→ Description of the task:
Go through the data below and copy each line where the word "mode" occurs.
BEGIN
@@ -463,9 +466,14 @@
     else if (M >= 1024 && N >= 512) tile = 192;
     else tile = 128;
   }
+  if (kpanel && tile != 192 && tile != 256) tile = (M >= 1024 && N >= 2048) ? 256 : 192;
   if (tile == 64) CRA5_GO(2, 2, 1, 1, false);
-  if (tile == 192) CRA5_GO(2, 4, 3, 2, false);
-  if (tile == 256) CRA5_GO(2, 4, 4, 2, false);
+#define CRA5_GO_KP(WM, WN, TM, TN)                                                                                      \
+  return launch<WM, WN, TM, TN, false>(A, lda, W, ldw, C, ldc, C_split, ldcs, bias, res, ldr, M, N, Kp, wscale_inv, flags, \
+                                       st, UnembedArgs{}, ksa, ksw)
+  if (tile == 192) CRA5_GO_KP(2, 4, 3, 2);
+  if (tile == 256) CRA5_GO_KP(2, 4, 4, 2);
+#undef CRA5_GO_KP
   CRA5_GO(2, 2, 2, 2, false);
 #undef CRA5_GO
 }
@@ -474,7 +482,10 @@
                                   uint16_t *C_split, int ldc_split_kp, const float *bias, const float *res, int ldr,
                                   int M, int N, int Kp, float wscale_inv, int flags, void *stream) {
   if (!A || !W || (!C && !C_split) || M <= 0 || N <= 0 || Kp <= 0 || (Kp % BK)) return CRA5_ERR_ARG;
-  if (lda_kp < Kp || ldw_kp < Kp || (lda_kp % 32) || (ldw_kp % 32)) return CRA5_ERR_ARG;
+  const bool a_kp = flags & CRA5_GEMM_A_KPANEL, w_kp = flags & CRA5_GEMM_W_KPANEL;
+  if ((a_kp && (flags & CRA5_GEMM_A_PLAIN)) || (w_kp && (flags & CRA5_GEMM_W_PLAIN))) return CRA5_ERR_ARG;
+  if (a_kp ? lda_kp < M : (lda_kp < Kp || (lda_kp % 32))) return CRA5_ERR_ARG;
+  if (w_kp ? ldw_kp < N : (ldw_kp < Kp || (ldw_kp % 32))) return CRA5_ERR_ARG;
   if (lda_kp >= (1 << 21) || ldw_kp >= (1 << 21)) return CRA5_ERR_ARG;
   if (((uintptr_t)A & 15) || ((uintptr_t)W & 15)) return CRA5_ERR_ARG;
   if ((flags & CRA5_EPI_BIAS) && !bias) return CRA5_ERR_ARG;
@@ -482,7 +493,9 @@
   if (C_split && (ldc_split_kp % 32 || ldc_split_kp < N)) return CRA5_ERR_ARG;
   hipStream_t st = (hipStream_t)stream;
   const bool a_plain = flags & CRA5_GEMM_A_PLAIN, w_plain = flags & CRA5_GEMM_W_PLAIN, o_plain = flags & CRA5_GEMM_OUT_PLAIN;
-  const long lda = a_plain ? (long)lda_kp : 2L * lda_kp, ldw = w_plain ? (long)ldw_kp : 2L * ldw_kp;
+  const long lda = a_kp ? 64L : a_plain ? (long)lda_kp : 2L * lda_kp, ldw = w_kp ? 64L : w_plain ? (long)ldw_kp : 2L * ldw_kp;
+  const long ksa = a_kp ? 128L * lda_kp : 0, ksw = w_kp ? 128L * ldw_kp : 0;
+  const long ska = a_kp ? 64L * lda_kp : a_plain ? 32L : 64L, skw = w_kp ? 64L * ldw_kp : w_plain ? 32L : 64L;
   const long ldcs = o_plain ? (long)ldc_split_kp : 2L * ldc_split_kp;
   if (Kp > 8192 && C && !C_split && !(flags & CRA5_EPI_GELU)) {
     const int nchunk = (Kp + 8191) / 8192;
@@ -491,13 +504,13 @@
     for (int k0 = 0, i = 0; k0 < Kp; k0 += per, ++i) {
       const int kc = (Kp - k0 < per) ? Kp - k0 : per;
       const int f = ((i == 0) ? flags : CRA5_EPI_RES) | (flags & (CRA5_GEMM_HI_ONLY | CRA5_GEMM_A_PLAIN | CRA5_GEMM_W_PLAIN));
-      const int rc = gemm_dispatch(A + (a_plain ? 1L : 2L) * k0, lda, W + (w_plain ? 1L : 2L) * k0, ldw, C, ldc, nullptr, 0, (i == 0) ? bias : nullptr,
-                                   (i == 0) ? res : C, (i == 0) ? ldr : ldc, M, N, kc, wscale_inv, f, st);
+      const int rc = gemm_dispatch(A + (k0 / 32) * ska, lda, W + (k0 / 32) * skw, ldw, C, ldc, nullptr, 0, (i == 0) ? bias : nullptr,
+                                   (i == 0) ? res : C, (i == 0) ? ldr : ldc, M, N, kc, wscale_inv, f, st, ksa, ksw);
       if (rc) return rc;
     }
     return 0;
   }
-  return gemm_dispatch(A, lda, W, ldw, C, ldc, C_split, ldcs, bias, res, ldr, M, N, Kp, wscale_inv, flags, st);
+  return gemm_dispatch(A, lda, W, ldw, C, ldc, C_split, ldcs, bias, res, ldr, M, N, Kp, wscale_inv, flags, st, ksa, ksw);
 }
 
 extern "C" __attribute__((visibility("hidden"))) int cra5_internal_gemm_split_tile(
diff --git a/cra5_amd/ops.py b/cra5_amd/ops.py
--- a/cra5_amd/ops.py
+++ b/cra5_amd/ops.py
@@ -202,17 +202,71 @@
     return out
 
 
+def kpanel_rows(rows):
+    return (rows + 255) // 256 * 256
+
+
+def kpanel_from_rows(a, Rp=None):
+    rows, w = a.shape
+    assert w % 64 == 0
+    Rp = kpanel_rows(rows) if Rp is None else Rp
+    assert Rp >= rows
+    if isinstance(a, np.ndarray):
+        out = np.zeros((w // 64, Rp, 64), dtype=a.dtype)
+        out[:, :rows] = a.reshape(rows, w // 64, 64).transpose(1, 0, 2)
+        return out
+    out = torch.zeros((w // 64, Rp, 64), device=a.device, dtype=a.dtype)
+    out[:, :rows] = a.reshape(rows, w // 64, 64).permute(1, 0, 2)
+    return out
+
+
+def kpanel_to_rows(p, rows):
+    nkb, Rp, c = p.shape
+    assert c == 64 and rows <= Rp
+    if isinstance(p, np.ndarray):
+        return np.ascontiguousarray(p[:, :rows].transpose(1, 0, 2)).reshape(rows, nkb * 64)
+    return p[:, :rows].permute(1, 0, 2).contiguous().reshape(rows, nkb * 64)
+
+
+def gemm_chain_chunks(Kp, gran=32):
+    if Kp <= 8192:
+        return [(0, Kp)]
+    nchunk = (Kp + 8191) // 8192
+    per = ((Kp // gran + nchunk - 1) // nchunk) * gran
+    return [(k0, min(per, Kp - k0)) for k0 in range(0, Kp, per)]
+
+
+def kpanel_ok(M, N):
+    return ((M + 127) // 128) * ((N + 127) // 128) >= 256 and M >= 1024 and N >= 512
+
+
 class SplitMat:
 
-    __slots__ = ("data", "rows", "K", "Kp", "scale_inv", "plain")
-
-    def __init__(self, data, rows, K, Kp, scale_inv=1.0, plain=False):
+    __slots__ = ("data", "rows", "K", "Kp", "scale_inv", "plain", "panel")
+
+    def __init__(self, data, rows, K, Kp, scale_inv=1.0, plain=False, panel=0):
         self.data, self.rows, self.K, self.Kp, self.scale_inv = data, rows, K, Kp, scale_inv
+        self.panel = panel
         self.plain = plain
 
     @property
     def pitch(self):
-        return self.data.shape[1] if self.plain else self.Kp
+        return self.panel if self.panel else (self.data.shape[1] if self.plain else self.Kp)
+
+    def panel_copy(self):
+        assert not self.plain and not self.panel
+        d = kpanel_from_rows(self.data)
+        return SplitMat(d, self.rows, self.K, self.Kp, self.scale_inv, panel=d.shape[1])
+
+    def row_copy(self):
+        assert self.panel
+        return SplitMat(kpanel_to_rows(self.data, self.rows), self.rows, self.K, self.Kp, self.scale_inv)
+
+    @staticmethod
+    def empty_panel(rows, K, device):
+        Kp = (K + 31) // 32 * 32
+        Rp = kpanel_rows(rows)
+        return SplitMat(torch.zeros((Kp // 32, Rp, 64), device=device, dtype=torch.int16), rows, K, Kp, panel=Rp)
 
     def plain_copy(self):
         assert not self.plain
@@ -226,6 +280,8 @@
         return SplitMat(data, rows, K, Kp)
 
     def planes(self):
+        if self.panel:
+            return self.row_copy().planes()
         if self.plain:
             hi = self.data.view(torch.float16)[:, : self.K].float()
             return hi, torch.zeros_like(hi)
@@ -234,6 +290,8 @@
                 h[:, :, 1].reshape(self.rows, self.Kp)[:, : self.K].contiguous())
 
     def to_float(self):
+        if self.panel:
+            return self.row_copy().to_float()
         if self.plain:
             return self.data.view(torch.float16)[:, : self.K].float() * self.scale_inv
         h = self.data.view(torch.float16).view(self.rows, self.Kp // 32, 2, 32).float()
@@ -267,6 +325,7 @@
 
 
 GEMM_A_PLAIN, GEMM_W_PLAIN, GEMM_OUT_PLAIN, GEMM_WIDE_K = 16, 32, 64, 128
+GEMM_A_KPANEL, GEMM_W_KPANEL = 256, 512
 
 
 def plain_ok(M, N, Kp):
@@ -293,6 +352,7 @@
     if wide_k:
         assert hi_only, "the 64-wide k-step form exists in the reduced-precision mode only"
         flags |= GEMM_WIDE_K
+    flags |= (GEMM_A_KPANEL if a.panel else 0) | (GEMM_W_KPANEL if w.panel else 0)
     if out_split is not None:
         out_split.plain = bool(out_plain)
     ev = TIMER.start() if TIMER is not None else None
@@ -494,9 +554,13 @@
     if out_split is not None:
         assert out_split.rows == Hp * Wp and out_split.K == K
         ev = TIMER.start() if TIMER is not None else None
-        out_split.plain = bool(out_plain)
+        if out_split.panel:
+            assert not out_plain and out_split.panel == kpanel_rows(Hp * Wp)
+        else:
+            out_split.plain = bool(out_plain)
         check(lib().cra5_im2col_f32(_p(x), _p(mean), _p(std), None, _p(out_split.data), C, H, W, kh, kw, sh, sw, Hp,
-                                    Wp, out_split.Kp, int(bool(out_plain)), _stream()), "cra5_im2col_f32")
+                                    Wp, out_split.Kp, 2 if out_split.panel else int(bool(out_plain)), _stream()),
+              "cra5_im2col_f32")
         if ev is not None:
             TIMER.stop("im2col", ev, 4.0 * C * H * W + 4.0 * Hp * Wp * K)
         return out_split
diff --git a/cra5_amd/vaeformer.py b/cra5_amd/vaeformer.py
--- a/cra5_amd/vaeformer.py
+++ b/cra5_amd/vaeformer.py
@@ -270,6 +270,7 @@
 
     precision = runtime_setting("precision")
     range_guard = runtime_setting("range_guard")
+    patch_panels = runtime_setting("patch_panels")
     gpu_exclusive = runtime_setting("gpu_exclusive")
     gpu_slots = runtime_setting("gpu_slots")
 
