PRIM_NONE = -1
RT_MAX_HITS = 16
RT_MAX_DIRS = 64
EXPOSURE_LOCAL, EXPOSURE_WORLD = 0, 1
QUERY_SCAN, QUERY_BVH = 0, 1
ACCEL_REBUILD, ACCEL_REFIT = 0, 1
BVH_NODE_DTYPE = np.dtype([("lo", np.float32, (3, 4)), ("hi", np.float32, (3, 4)), ("child", np.uint32, 4), ("cmax", np.float32, 4)])
BVH_RECORD_DTYPE = np.dtype([("e2", np.float32, 3), ("e1", np.float32, 3), ("v0", np.float32, 3), ("index", np.uint32), ("pad", np.uint32, 2)])
BVH_EMPTY, BVH_LEAF = 0xFFFFFFFF, 0x80000000
_ACCEL_KEYS = ("mode", "valid", "nodes", "leaves", "depth", "always_tested", "build_us", "device_bytes")
# ... 185 lines not shown
        L.rt_tracer_copy_buffer_to_device.argtypes = [vp, C.c_int, vp, C.c_size_t]
        L.rt_tracer_copy_buffer_to_device_async.argtypes = [vp, C.c_int, vp, C.c_size_t]
        L.rt_tracer_stream.argtypes = [vp]
        L.rt_tracer_stream.restype = vp
        L.rt_tracer_stream_b.argtypes = [vp]
        L.rt_tracer_stream_b.restype = vp
        L.rt_tracer_device_pointer.argtypes = [vp, C.c_int]
        L.rt_tracer_device_pointer.restype = vp
        L.rt_tracer_buffer_bytes.argtypes = [vp, C.c_int]
        L.rt_tracer_buffer_bytes.restype = C.c_size_t
        L.rt_tracer_info.argtypes = [vp, u32p]
        L.rt_tracer_last_error.argtypes = [vp]
        L.rt_tracer_last_error.restype = C.c_char_p
        L.rt_last_error.restype = C.c_char_p
        L.rt_device_count.restype = C.c_int
        L.rt_version.restype = C.c_char_p
        L.rt_dbg_hit_triangle.argtypes = [C.c_int, C.c_uint32, C.c_uint32, f32p, f32p, C.c_int,
                                          C.POINTER(C.c_int32), f32p, f32p, f32p]
        L.rt_dbg_sincos.argtypes = [C.c_int, C.c_uint32, f32p, f32p, f32p]
        L.rt_dbg_uniform.argtypes = [C.c_int, C.c_uint32, C.c_uint32, u32p, f32p]
        L.rt_dbg_valu_peak.argtypes = [C.c_int, C.POINTER(C.c_double), C.POINTER(C.c_double)]
        L.rt_dbg_trace_occupancy.argtypes = [C.c_int, C.c_int, C.c_uint32]
        L.rt_dbg_get_ray.argtypes = [vp, C.c_uint32, u32p, u32p, f32p]
        L.rt_dbg_rng_init_host.argtypes = [C.c_uint64, C.c_uint64, u32p]
        L.rt_dbg_rng_init_host.restype = None
        if hasattr(L, "rt_dbg_owed_state"):
            L.rt_dbg_rng_advance_host.argtypes = [u32p, C.c_uint32, C.c_int]
            L.rt_dbg_rng_advance_host.restype = None
            L.rt_dbg_rng_advance_host_n.argtypes = [u32p, C.c_uint32, C.c_uint32, C.c_int]
            L.rt_dbg_rng_advance_host_n.restype = None
            L.rt_dbg_owed_state.argtypes = [vp, C.POINTER(C.c_uint64)]
        if hasattr(L, "rt_dbg_enqueue_calls"):
            L.rt_dbg_enqueue_calls.argtypes = [vp, C.POINTER(C.c_uint64)]
        L.rt_tracer_create_multi.argtypes = [u32p, f32p, f32p, C.c_float, C.c_float, C.c_float, C.POINTER(Options),
                                             C.POINTER(C.c_int32), C.c_uint32, C.POINTER(vp)]
        L.rt_group_unique_id.argtypes = [C.c_char_p]
        L.rt_tracer_join_group.argtypes = [vp, C.c_uint32, C.c_uint32, C.c_char_p]
        L.rt_tracer_leave_group.argtypes = [vp]
        L.rt_tracer_gather_time.argtypes = [vp, C.POINTER(C.c_double), C.POINTER(C.c_uint64), C.c_int]
        L.rt_tracer_band_count.argtypes = [vp]
        L.rt_tracer_band_info.argtypes = [vp, C.c_uint32, u32p]
        L.rt_tracer_join_group_bands.argtypes = [vp, C.c_uint32, C.c_uint32, C.c_char_p, u32p]
        L.rt_balance_rows.argtypes = [C.c_uint32, u32p, C.POINTER(C.c_double), C.c_uint32, u32p]
        L.rt_tracer_rebalance.argtypes = [vp]
        L.rt_tracer_set_band.argtypes = [vp, C.c_uint32, C.c_uint32]
        L.rt_dbg_read_tile_lists.argtypes = [vp, u32p, C.c_size_t, u32p]
        L.rt_dbg_wave_list_counts.argtypes = [vp, C.c_int, u32p, C.c_size_t, u32p, u32p]
        L.rt_dbg_focal_boxes.argtypes = [vp, C.c_float, f32p, C.c_size_t, f32p, C.c_size_t]
        L.rt_tracer_gather_only.argtypes = [vp]
        L.rt_tracer_group_info.argtypes = [vp, C.c_char_p, C.c_size_t]
        L.rt_dbg_classify.argtypes = [vp, C.c_uint32, C.c_uint32, C.c_uint32, u32p, C.c_uint32, f32p, C.c_size_t]
        L.rt_tracer_intersect.argtypes = [vp, vp, C.c_size_t, vp]
        L.rt_tracer_intersect_device.argtypes = [vp, vp, C.c_size_t, vp, vp]
        L.rt_tracer_pick.argtypes = [vp, vp, C.c_size_t, vp, vp]
        L.rt_tracer_focus_at.argtypes = [vp, C.c_uint32, C.c_uint32, f32p]
        L.rt_tracer_occluded.argtypes = [vp, vp, C.c_size_t, vp]
        L.rt_tracer_occluded_device.argtypes = [vp, vp, C.c_size_t, vp, vp]
        L.rt_tracer_exposure.argtypes = [vp, vp, C.c_size_t, vp, C.c_uint32, C.c_uint32, vp]
        L.rt_tracer_exposure_device.argtypes = [vp, vp, C.c_size_t, vp, C.c_uint32, C.c_uint32, vp, vp]
        L.rt_dbg_exposure_rays.argtypes = [vp, vp, C.c_size_t, vp, C.c_uint32, C.c_uint32, vp]
        L.rt_tracer_intersect_all.argtypes = [vp, vp, C.c_size_t, C.c_uint32, vp, vp]
        L.rt_tracer_intersect_all_device.argtypes = [vp, vp, C.c_size_t, C.c_uint32, vp, vp, vp]
        L.rt_tracer_closest_point.argtypes = [vp, vp, C.c_size_t, vp]
        L.rt_tracer_closest_point_device.argtypes = [vp, vp, C.c_size_t, vp, vp]
        L.rt_tracer_closest_all.argtypes = [vp, vp, vp, C.c_size_t, C.c_uint32, vp, vp]
        L.rt_tracer_closest_all_device.argtypes = [vp, vp, vp, C.c_size_t, C.c_uint32, vp, vp, vp]
# ... 877 lines not shown
        raise RtError("rt_dbg_sincos failed (%d): %s" % (rc, L.rt_last_error().decode()))
    return s, c


def dbg_valu_peak(device=0):
    L = load_library()
    r, g = C.c_double(), C.c_double()
    rc = L.rt_dbg_valu_peak(device, C.byref(r), C.byref(g))
    if rc != 0:
        raise RtError("rt_dbg_valu_peak failed (%d): %s" % (rc, L.rt_last_error().decode()))
    return r.value, g.value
END
→ Solution to this problem:
         assert hi_only, "the 64-wide k-step form exists in the reduced-precision mode only"
_ACCEL_KEYS = ("mode", "valid", "nodes", "leaves", "depth", "always_tested", "build_us", "device_bytes")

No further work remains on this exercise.